The smell was no longer there when he put them in the dish. One of the eggs had broken even though he'd been as careful as he could possibly be.
What the hell are you doing, you little bastard? Come here. Come here, I said!
We'd better send you back to where you came from.
He opened the cupboard door again and sniffed at the rubbish bag. Fried eggs didn't smell like raw eggs in the country, certainly not. It seemed they were still warm, and that made the smell even stronger.
He sealed the rubbish bag and sent it sliding down the chute on the landing. The resulting thud below was muted, which meant that they would soon be coming to empty the big bin down in the cellar.
It was sunny outside.
He went back in, put on his jacket and emerged into the sunshine, which seemed to be less bright than it had appeared through the window. The sun was hidden behind the high-rise blocks – it didn't have the strength to rise above them at this time of year.
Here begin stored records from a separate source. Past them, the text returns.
@@ -343,6 +352,20 @@
           }
         }
 #undef MHX_U2
+        if constexpr (kCanNarrow) {
+          if (narrow) {
+            MHX_LAUNCH(c, nm_scat.c_str(), bytes * 7 / 4, {
+              if (rank_uniform && all[p].prev_mask)
+                hipLaunchKernelGGL((k_radix_onesweep_u<S, NI, UT, SrcArray<S>, 2, 0, 3>), dim3((unsigned)n_units), dim3(kSortThreads), 0, st, SrcArray<S>{a}, b, n, all[p],
+                                   nb, starts + p * 256, status, tickets + p * 8, tickets + kErrSlot, (unsigned long long)(p + 1), xcd_units);
+              else
+                hipLaunchKernelGGL((k_radix_onesweep_u<S, NI, UT, SrcArray<S>, 0, 0, 3>), dim3((unsigned)n_units), dim3(kSortThreads), 0, st, SrcArray<S>{a}, b, n, all[p],
+                                   nb, starts + p * 256, status, tickets + p * 8, tickets + kErrSlot, (unsigned long long)(p + 1), xcd_units);
+            });
+            std::swap(a, b);
+            continue;
+          }
+        }
         MHX_LAUNCH(c, nm_scat.c_str(), 2 * bytes, {
           if (wi == 0 && rank_uniform && all[p].prev_mask) MHX_U(2, 0);
           else if (wi == 0) MHX_U(0, 0);
@@ -388,6 +411,7 @@
     }
   }
   refuse_unconsumed_generator(prep, "radix sort (classic passes)");
+  if (prep.last_words) throw Error("radix sort (classic passes): the caller takes narrower records from the last pass, which this sort path cannot write");
   const uint64_t n_chunks = div_ceil(n, SortCfg<S, NI>::kChunk);
   uint32_t *hist = c->ws("sort_hist", n_chunks * 256 * 4).as<uint32_t>();
   uint64_t *offs = c->ws("sort_offs", n_chunks * 256 * 8).as<uint64_t>();
@@ -626,6 +650,12 @@
   return !passes.empty() && passes.size() <= (size_t)kMaxChainedPasses && passes.size() <= (size_t)kMaxFusedPasses;
 }
 
+bool sort_takes_narrow_last_pass(const mhx_ctx *c, const std::vector<SortPass> &passes, int key_words) {
+  if (!sort_takes_split_first_pass(c, passes)) return false;
+  const SortPass &last = passes.back();
+  return digit_word_of(spec_of_pass(last, key_words), last.bits + last.bits2, 1) == 0;
+}
+
 uint32_t *radix_sort(mhx_ctx *c, uint32_t *a, uint32_t *b, uint64_t n, int stride, int key_words,
                      const std::vector<SortPass> &passes, SortPrep *prep_io) {
   SortPrep prep;
diff --git a/megahit_amd/csrc/sort_kernels.h b/megahit_amd/csrc/sort_kernels.h
--- a/megahit_amd/csrc/sort_kernels.h
+++ b/megahit_amd/csrc/sort_kernels.h
@@ -305,7 +305,7 @@
   return (ds.mask2 == 0 && ds.wi1 >= 0 && ds.wi1 <= max_word && (int)ds.bit1 + nbits <= 32) ? ds.wi1 : -1;
 }
 
-template <int S, int NI, int UT, class Src, int RANK, int WI>
+template <int S, int NI, int UT, class Src, int RANK, int WI, int SO = S>
 __global__ __launch_bounds__(kSortThreads) void k_radix_onesweep_u(Src src, uint32_t *__restrict__ out, uint64_t n, DigitSpec ds, int nbits,
                                                                    const unsigned long long *__restrict__ bin_start,
                                                                    unsigned long long *__restrict__ status, uint32_t *__restrict__ ticket,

It was different out in the fields. There were no high-rise blocks there for the sun to hide behind. The neighbouring farms were so far away that they seemed to be just a minor blot on the landscape. He could well have been standing in the middle of an ocean. There was no end to it. The plain was as boundless as the ocean, and he was standing in the middle of it next to the island he lived on. It was a desert island that he longed to escape from, but no ships passed by to take him away. He could swim, but not as far as that. He wasn't big enough. When he grew up.
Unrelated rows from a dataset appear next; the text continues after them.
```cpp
__device__ __forceinline__ bool lk_load_patch(const uint8_t* __restrict__ img, int w, int h, int pitch, int bx, int by, int X0, int Y0,
                                              int nrows, uint8_t* patch) {
  if (X0 >= -bx && Y0 >= -by && X0 + 39 < w + bx && Y0 + nrows <= h + by) {
    const lk_gu32* const base = (const lk_gu32*)(img + (ptrdiff_t)Y0 * pitch + (X0 & ~3));
    const int sh = X0 & 3;
    int r = (int)threadIdx.x / 9, k = (int)threadIdx.x - 9 * r;
// ... 58 lines not shown
    constexpr int N = LK_RROWS * 13, T = (N + 63) / 64;
    uint32_t v[T];
#pragma unroll
    for (int t = 0; t < T; t++) {
      const bool on = 64 * (t + 1) <= N || (int)threadIdx.x + 64 * t < N;
      v[t] = *(const lk_gu32*)(base + (on ? off : 0u));
      k += 12;
      const bool wrap = k >= 13;
      k = wrap ? k - 13 : k;
      off += (unsigned)(4 * pitch + 48) + (wrap ? (unsigned)(pitch - 52) : 0u);
    }
#pragma unroll
    for (int t = 0; t < T; t++) asm volatile("" : "+v"(v[t]));
#pragma unroll
    for (int t = 0; t < T; t++)
      if (64 * (t + 1) <= N || (int)threadIdx.x + 64 * t < N) *reinterpret_cast<uint32_t*>(region + 4 * ((int)threadIdx.x + 64 * t)) = v[t];
    return false;
  }
  for (int i = threadIdx.x; i < LK_RROWS * 13; i += 64) {
    int r = i / 13, k = i - r * 13;
    int Y = Y0 + r, X = X0 + 4 * k;
    uint32_t v;
    if (Y >= 0 && Y < h && X >= 0 && X + 3 < w) {
      v = *reinterpret_cast<const uint32_t*>(img + (size_t)Y * pitch + X);
    } else {
      const uint8_t* row = img + (size_t)reflect101c(Y, h) * pitch;
      uint32_t b0 = row[reflect101c(X, w)], b1 = row[reflect101c(X + 1, w)], b2 = row[reflect101c(X + 2, w)],
               b3 = row[reflect101c(X + 3, w)];
      v = b0 | (b1 << 8) | (b2 << 16) | (b3 << 24);
    }
    *reinterpret_cast<uint32_t*>(region + r * LK_RS + 4 * k) = v;
  }
  return true;
}

#define LK_PAIR(D, K)                                                                                              \
  ((((K)&3) == 3) ? __builtin_amdgcn_perm((D)[((K) >> 2) + 1], (D)[(K) >> 2], 0x0c040c03u)                         \
                  : __builtin_amdgcn_perm(0u, (D)[(K) >> 2], 0x0c000c00u | (uint32_t)((K)&3) | ((uint32_t)(((K)&3) + 1) << 16)))

__device__ __forceinline__ int lk_dot2_bias(lk_s2 a, lk_s2 b, int bias_uniform) {
  int r;
  asm("v_dot2_i32_i16 %0, %1, %2, %3" : "=v"(r) : "v"(a), "v"(b), "s"(bias_uniform));
  return r;
}
__device__ __forceinline__ void lk_wave_sum2_f32(int v1, int v2, float& f1, float& f2) {
  int a = v1 & 0xffff, b = v1 >> 16, c = v2 & 0xffff, d = v2 >> 16;
#define LK_STEP4(CTRL, RM)                                           \
  {                                                                  \
    const int ta = __builtin_amdgcn_update_dpp(0, a, CTRL, RM, 0xf, false); \
    const int tb = __builtin_amdgcn_update_dpp(0, b, CTRL, RM, 0xf, false); \
    const int tc = __builtin_amdgcn_update_dpp(0, c, CTRL, RM, 0xf, false); \
    const int td = __builtin_amdgcn_update_dpp(0, d, CTRL, RM, 0xf, false); \
    a += ta, b += tb, c += tc, d += td;                              \
  }
  LK_STEP4(0xB1, 0xf)
  LK_STEP4(0x4E, 0xf)
  LK_STEP4(0x141, 0xf)
  LK_STEP4(0x140, 0xf)
  LK_STEP4(0x142, 0xa)
  LK_STEP4(0x143, 0xc)
#undef LK_STEP4
  const float g1 = (float)__builtin_fma((double)b, 65536.0, (double)a), g2 = (float)__builtin_fma((double)d, 65536.0, (double)c);
  f1 = __builtin_bit_cast(float, __builtin_amdgcn_readlane(__builtin_bit_cast(int, g1), 63));
  f2 = __builtin_bit_cast(float, __builtin_amdgcn_readlane(__builtin_bit_cast(int, g2), 63));
}

// ... 183 lines not shown
#ifdef FLVIS_LK_UTIL
__device__ unsigned long long g_lk_wt[3][8][32768][2];
#define LK_UTIL_BEGIN const unsigned long long lk_t0_ = wall_clock64(); const unsigned lk_widx_ = (blockIdx.y * gridDim.x + blockIdx.x) & 32767u;
#define LK_UTIL_END(ROLE)                                                              \
  if (threadIdx.x == 0) {                                                              \
    unsigned long long* u_ = g_lk_wt[(ROLE) % 3][prm.dbg_slot & 7][lk_widx_];          \
    u_[0] = lk_t0_;                                                                    \
    u_[1] = wall_clock64();                                                            \
  }
#else
#define LK_UTIL_BEGIN
#define LK_UTIL_END(ROLE)
#endif
template <int ROLE>
__device__ __forceinline__ void lk_track_body(const PyrSel& prev, const PyrSel& next, const float* __restrict__ prev_pts,
                                              float* __restrict__ next_pts, uint8_t* __restrict__ status,
                                              const int* __restrict__ count, int nmax, const LKParams& prm,
                                              const int* __restrict__ active) {
  int s = blockIdx.y, bx = blockIdx.x;
  {
    const int G = gridDim.x, N = G * gridDim.y;
    if ((N & 7) == 0) {
      const int L = bx + G * s;
      const int Lp = (L & 7) * (N >> 3) + (L >> 3);
      s = Lp / G;
      bx = Lp - s * G;
    }
  }
  if (active && !active[s]) return;
  int n = count[s];
  if (n > nmax) n = nmax;
  if (bx >= n) return;
  LK_UTIL_BEGIN
  __shared__ __attribute__((aligned(16))) uint8_t patch[LK_RROWS * LK_RS + 12];
  const int lane = threadIdx.x;
  int kc_prev = 0, kc_next = 0;
#pragma unroll
  for (int l = LK_MAX_LEVELS - 1; l >= 0; l--) {
    if (l <= prev.levels && prev.lvl[l].cur) kc_prev = prev.lvl[l].cur[s];
    if (l <= next.levels && next.lvl[l].cur) kc_next = next.lvl[l].cur[s];
  }
  const uint8_t* const ind_prev0 = prev.lvl[0].ind ? *prev.lvl[0].ind : nullptr;
  const uint8_t* const ind_next0 = next.lvl[0].ind ? *next.lvl[0].ind : nullptr;
  const int r = lane >> 1;
  const int c0 = (lane & 1) * 16;
  const int W_BITS = 14;
  double eps2 = prm.eps2;
  if (ROLE == 1 || ROLE == 4) asm volatile("" : "+v"(eps2));
  const float FLT_SCALE = 1.f / (1 << 20);
  const float halfWin = (LK_WIN - 1) * 0.5f;

  for (int pb = bx; pb < n; pb += gridDim.x) {
    const int p = prm.order == 1 ? n - 1 - pb : pb;
    const size_t pi = ((size_t)s * nmax + p) * 2;
    const float ppx0 = prev_pts[pi], ppy0 = prev_pts[pi + 1];
    float nx = next_pts[pi], ny = next_pts[pi + 1];
    int st = 1;
    uint32_t* tc_ptr = nullptr;
    bool tc_store = false, tc_hit = false;
    uint32_t tc_mask = 0;
    if (ROLE == 2 && prm.tc_mode == 1) {
      if (p < prm.tc_cap) {
        tc_store = true;
        tc_ptr = prm.tc + ((size_t)s * prm.tc_cap + p) * prm.tc_stride;
      }
    } else if ((ROLE == 1 && prm.tc_mode == 2) || (ROLE == 4 && prm.tc_mode == 3)) {
      const int code = __builtin_amdgcn_readfirstlane(prm.tc_slot[(size_t)s * nmax + p]);
      if (code >= 0 && (code & 0xffff) < prm.tc_cap) {
        tc_ptr = prm.tc + ((size_t)s * prm.tc_cap + (code & 0xffff)) * prm.tc_stride;
        tc_hit = true;
        tc_mask = (uint32_t)code >> 16;
      } else if (ROLE == 4 && code <= -2 && -code - 2 < prm.tc_cap) {
        tc_ptr = prm.tc + ((size_t)s * prm.tc_cap + (-code - 2)) * prm.tc_stride;
        tc_store = true;
      }
    }
    lk_u4 pq[6] = {};
    int pq_level = -1;
    for (int level = prev.levels; level >= 0; level--) {
      const float sc = (float)(1. / (1 << level));
      float ppx = ppx0 * sc, ppy = ppy0 * sc;
      float npx, npy;
      if (level == prev.levels) {
        if (prm.use_initial) {
          npx = nx * sc;
          npy = ny * sc;
        } else {
          npx = ppx;
          npy = ppy;
        }
      } else {
        npx = nx * 2.f;
        npy = ny * 2.f;
      }
      nx = npx;
      ny = npy;
      const int W = prev.w[level], H = prev.h[level];
      ppx -= halfWin;
      ppy -= halfWin;
      const int ipx = (int)floorf(ppx), ipy = (int)floorf(ppy);
      if (ipx < -LK_WIN || ipx >= W || ipy < -LK_WIN || ipy >= H) {
        if (level == 0) st = 0;
        continue;
      }
      float a = ppx - (float)ipx, b = ppy - (float)ipy;
      int iw00 = __float2int_rn((1.f - a) * (1.f - b) * (float)(1 << W_BITS));
      int iw01 = __float2int_rn(a * (1.f - b) * (float)(1 << W_BITS));
      int iw10 = __float2int_rn((1.f - a) * b * (float)(1 << W_BITS));
      int iw11 = (1 << W_BITS) - iw00 - iw01 - iw10;

      lk_s2 tI[8], tX[8], tY[8];
      long long iA11, iA12, iA22;
      const bool cached = (ROLE == 1 || ROLE == 4) && tc_hit && ((tc_mask >> level) & 1u);
      constexpr bool kEarlyRegion = (ROLE == 1 || ROLE == 4) && FLVIS_LK_EARLY_REGION;
      int JW = 0, JH = 0;
      const uint8_t* Jimg = nullptr;
      if (kEarlyRegion) {
        JW = next.w[level], JH = next.h[level];
        Jimg = lk_level_ptr(next, level, s, kc_next, ind_next0);
      }
      bool region_ok = false;
      int RX0 = 0, RY0 = 0;
      if (cached) {
        if (prm.stats_tc && lane == 0) atomicAdd(&prm.stats_tc[0], 1ull);
        if (pq_level != level) {
          const lk_u4* src = reinterpret_cast<const lk_u4*>(tc_ptr + LK_TC_HDR + (size_t)level * LK_TC_LVL) + lane;
#pragma unroll
          for (int k = 0; k < 6; k++) pq[k] = __builtin_nontemporal_load(src + 64 * k);
        }
        if (kEarlyRegion) {
        {
          const int einx = (int)floorf(npx - halfWin), einy = (int)floorf(npy - halfWin);
          if (!(einx < -LK_WIN || einx >= JW || einy < -LK_WIN || einy >= JH)) {
            RX0 = (einx - LK_RM) & ~3;
            RY0 = einy - LK_RM;
            __syncthreads();
            const bool slow = lk_load_region(Jimg, JW, JH, next.pitch[level], next.bx[level], next.by[level], RX0, RY0, patch);
            __syncthreads();
            if (prm.stats_tc && slow && lane == 0) atomicAdd(&prm.stats_tc[2], 1ull);
            region_ok = true;
          }
        }
        }
        lk_u4 q[6];
#pragma unroll
        for (int k = 0; k < 6; k++) q[k] = pq[k];
        pq_level = -1;
        iA11 = (long long)(((unsigned long long)(uint32_t)__builtin_amdgcn_readlane((int)q[0].y, 63) << 32) | (uint32_t)__builtin_amdgcn_readlane((int)q[0].x, 63));
        iA12 = (long long)(((unsigned long long)(uint32_t)__builtin_amdgcn_readlane((int)q[0].w, 63) << 32) | (uint32_t)__builtin_amdgcn_readlane((int)q[0].z, 63));
        iA22 = (long long)(((unsigned long long)(uint32_t)__builtin_amdgcn_readlane((int)q[1].y, 63) << 32) | (uint32_t)__builtin_amdgcn_readlane((int)q[1].x, 63));
#pragma unroll
        for (int k = 0; k < 2; k++) {
          tI[4 * k + 0] = lk_as_s2(q[k].x); tI[4 * k + 1] = lk_as_s2(q[k].y);
          tI[4 * k + 2] = lk_as_s2(q[k].z); tI[4 * k + 3] = lk_as_s2(q[k].w);
          tX[4 * k + 0] = lk_as_s2(q[2 + k].x); tX[4 * k + 1] = lk_as_s2(q[2 + k].y);
          tX[4 * k + 2] = lk_as_s2(q[2 + k].z); tX[4 * k + 3] = lk_as_s2(q[2 + k].w);
          tY[4 * k + 0] = lk_as_s2(q[4 + k].x); tY[4 * k + 1] = lk_as_s2(q[4 + k].y);
          tY[4 * k + 2] = lk_as_s2(q[4 + k].z); tY[4 * k + 3] = lk_as_s2(q[4 + k].w);
        }
      } else if (ROLE == 1 || ROLE == 4) {
        LKTmpl T;
        lk_template_level_cold(lk_level_ptr(prev, level, s, kc_prev, ind_prev0), W, H, prev.pitch[level], prev.bx[level], prev.by[level], ipx, ipy, iw00,
                               iw01, iw10, iw11, patch, lane, &T);
#pragma unroll
        for (int k = 0; k < 8; k++) {
          tI[k] = lk_as_s2(T.w[k]);
          tX[k] = lk_as_s2(T.w[8 + k]);
          tY[k] = lk_as_s2(T.w[16 + k]);
        }
        iA11 = T.a11;
        iA12 = T.a12;
        iA22 = T.a22;
        if (ROLE == 4 && tc_store) {
          lk_tc_store_level(tc_ptr, level, lane, tI, tX, tY, iA11, iA12, iA22);
          tc_mask |= 1u << level;
        }
      } else {
        const bool slow = lk_template_level(lk_level_ptr(prev, level, s, kc_prev, ind_prev0), W, H, prev.pitch[level], prev.bx[level], prev.by[level], ipx,
                                            ipy, iw00, iw01, iw10, iw11, patch, lane, tI, tX, tY, iA11, iA12, iA22);
        if (prm.stats_tc && slow && lane == 0) atomicAdd(&prm.stats_tc[1], 1ull);
#ifndef FLVIS_LK_NO_TC_STORE
        if (ROLE == 2 && tc_store) {
          lk_tc_store_level(tc_ptr, level, lane, tI, tX, tY, iA11, iA12, iA22);
          tc_mask |= 1u << level;
        }
#endif
      }
      const float A11 = (float)iA11 * FLT_SCALE, A12 = (float)iA12 * FLT_SCALE, A22 = (float)iA22 * FLT_SCALE;
      float D = A11 * A22 - A12 * A12;
      const float minEig = __fdiv_rn(A22 + A11 - sqrtf((A11 - A22) * (A11 - A22) + 4.f * A12 * A12),
                                     (float)(2 * LK_WIN * LK_WIN));
      if (minEig < prm.min_eig || D < 1.1920929e-07f) {
        if (level == 0) st = 0;
        continue;
      }
      D = __fdiv_rn(1.f, D);
      npx -= halfWin;
      npy -= halfWin;
      float pdx = 0.f, pdy = 0.f;
      if (!kEarlyRegion) {
        JW = next.w[level], JH = next.h[level];
        Jimg = lk_level_ptr(next, level, s, kc_next, ind_next0);
      }
      int iters_run = 0;
      for (int j = 0; j < prm.max_iter; j++) {
        iters_run = j + 1;
        const int inx = (int)floorf(npx), iny = (int)floorf(npy);
        if (inx < -LK_WIN || inx >= JW || iny < -LK_WIN || iny >= JH) {
          if (level == 0) st = 0;
          break;
        }
        a = npx - (float)inx;
        b = npy - (float)iny;
        iw00 = __float2int_rn((1.f - a) * (1.f - b) * (float)(1 << W_BITS));
        iw01 = __float2int_rn(a * (1.f - b) * (float)(1 << W_BITS));
        iw10 = __float2int_rn((1.f - a) * b * (float)(1 << W_BITS));
        iw11 = (1 << W_BITS) - iw00 - iw01 - iw10;
        if (!region_ok || inx < RX0 || inx - RX0 > 15 || iny < RY0 || iny - RY0 > 2 * LK_RM) {
          RX0 = (inx - LK_RM) & ~3;
          RY0 = iny - LK_RM;
          __syncthreads();
          const bool slow = lk_load_region(Jimg, JW, JH, next.pitch[level], next.bx[level], next.by[level], RX0, RY0, patch);
          __syncthreads();
          if (prm.stats_tc && slow && lane == 0) atomicAdd(&prm.stats_tc[2], 1ull);
          region_ok = true;
        }
        int b1 = 0, b2 = 0;
        if (r < LK_WIN) {
          const int bx = inx - RX0 + c0, sh = bx & 3;
          const uint8_t* rp = patch + (iny - RY0 + r) * LK_RS + (bx & ~3);
          uint32_t e[2][5];
#pragma unroll
          for (int q = 0; q < 2; q++) {
            uint32_t dd[6];
#pragma unroll
            for (int k = 0; k < 6; k++) dd[k] = *reinterpret_cast<const uint32_t*>(rp + q * LK_RS + 4 * k);
#pragma unroll
            for (int k = 0; k < 5; k++) e[q][k] = __builtin_amdgcn_alignbyte(dd[k + 1], dd[k], sh);
          }
          const lk_s2 wT = lk_s2{(short)iw00, (short)iw01}, wB = lk_s2{(short)iw10, (short)iw11};
#pragma unroll
          for (int c2 = 0; c2 < 8; c2++) {
            int iv[2];
#pragma unroll
            for (int hh = 0; hh < 2; hh++) {
              const int c = 2 * c2 + hh;
              const uint32_t pt = LK_PAIR(e[0], c), pb = LK_PAIR(e[1], c);
              int acc = lk_dot2_bias(__builtin_bit_cast(lk_s2, pt), wT, 1 << (W_BITS - 5 - 1));
              acc = __builtin_amdgcn_sdot2(__builtin_bit_cast(lk_s2, pb), wB, acc, false);
              iv[hh] = acc >> (W_BITS - 5);
            }
            const lk_s2 ivp = __builtin_bit_cast(lk_s2, __builtin_amdgcn_perm((uint32_t)iv[1], (uint32_t)iv[0], 0x05040100u));
            const lk_s2 diff = ivp - tI[c2];
            b1 = __builtin_amdgcn_sdot2(diff, tX[c2], b1, false);
            b2 = __builtin_amdgcn_sdot2(diff, tY[c2], b2, false);
          }
        }
        float sb1, sb2;
        lk_wave_sum2_f32(b1, b2, sb1, sb2);
        const float fb1 = sb1 * FLT_SCALE, fb2 = sb2 * FLT_SCALE;
        const float ddx = (A12 * fb2 - A22 * fb1) * D;
        const float ddy = (A12 * fb1 - A11 * fb2) * D;
        npx += ddx;
        npy += ddy;
        nx = npx + halfWin;
        ny = npy + halfWin;
        if ((double)ddx * (double)ddx + (double)ddy * (double)ddy <= eps2) break;
        if (j > 0 && fabs((double)(ddx + pdx)) < 0.01 && fabs((double)(ddy + pdy)) < 0.01) {
          nx -= ddx * 0.5f;
          ny -= ddy * 0.5f;
          break;
        }
        pdx = ddx;
        pdy = ddy;
      }
      if (prm.stats && lane == 0) {
        atomicAdd(&prm.stats[2 * level], (unsigned long long)iters_run);
        atomicAdd(&prm.stats[2 * level + 1], 1ull);
      }
      if (st && level == 0) {
        const float fx = nx - halfWin, fy = ny - halfWin;
        const int inx = (int)floorf(fx), iny = (int)floorf(fy);
        if (inx < -LK_WIN || inx >= JW || iny < -LK_WIN || iny >= JH) st = 0;
      }
    }
    if (lane == 0) {
      next_pts[pi] = nx;
      next_pts[pi + 1] = ny;
      status[(size_t)s * nmax + p] = (uint8_t)st;
      if ((ROLE == 2 || ROLE == 4) && tc_store) {
        tc_ptr[0] = __float_as_uint(ppx0);
        tc_ptr[1] = __float_as_uint(ppy0);
        *reinterpret_cast<long long*>(tc_ptr + 2) = prm.tc_tag[s];
        tc_ptr[4] = tc_mask;
      }
    }
  }
  LK_UTIL_END(ROLE)
}
// ... 122 lines not shown
```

He walked round the high-rise building and saw the sun. He could look straight at it without going blind; it was like a low-voltage bulb up there in the heavens.
A tram clattered past down below. He raised a hand in greeting. Perhaps the driver was somebody he knew who would recognise him.
The tram stopped a bit further on and people got off carrying bags and parcels containing Christmas presents. Parcels wrapped in fun, colourful paper. They had to be Christmas presents.
He shook his head.
The old man had shaken the iron in his face. Shaken, shaken. He could detect the smell of singed hair, and something more. Singed flesh.
Great stuff, these irons, the old man had said. Look out! he'd said, and the iron had only just missed him.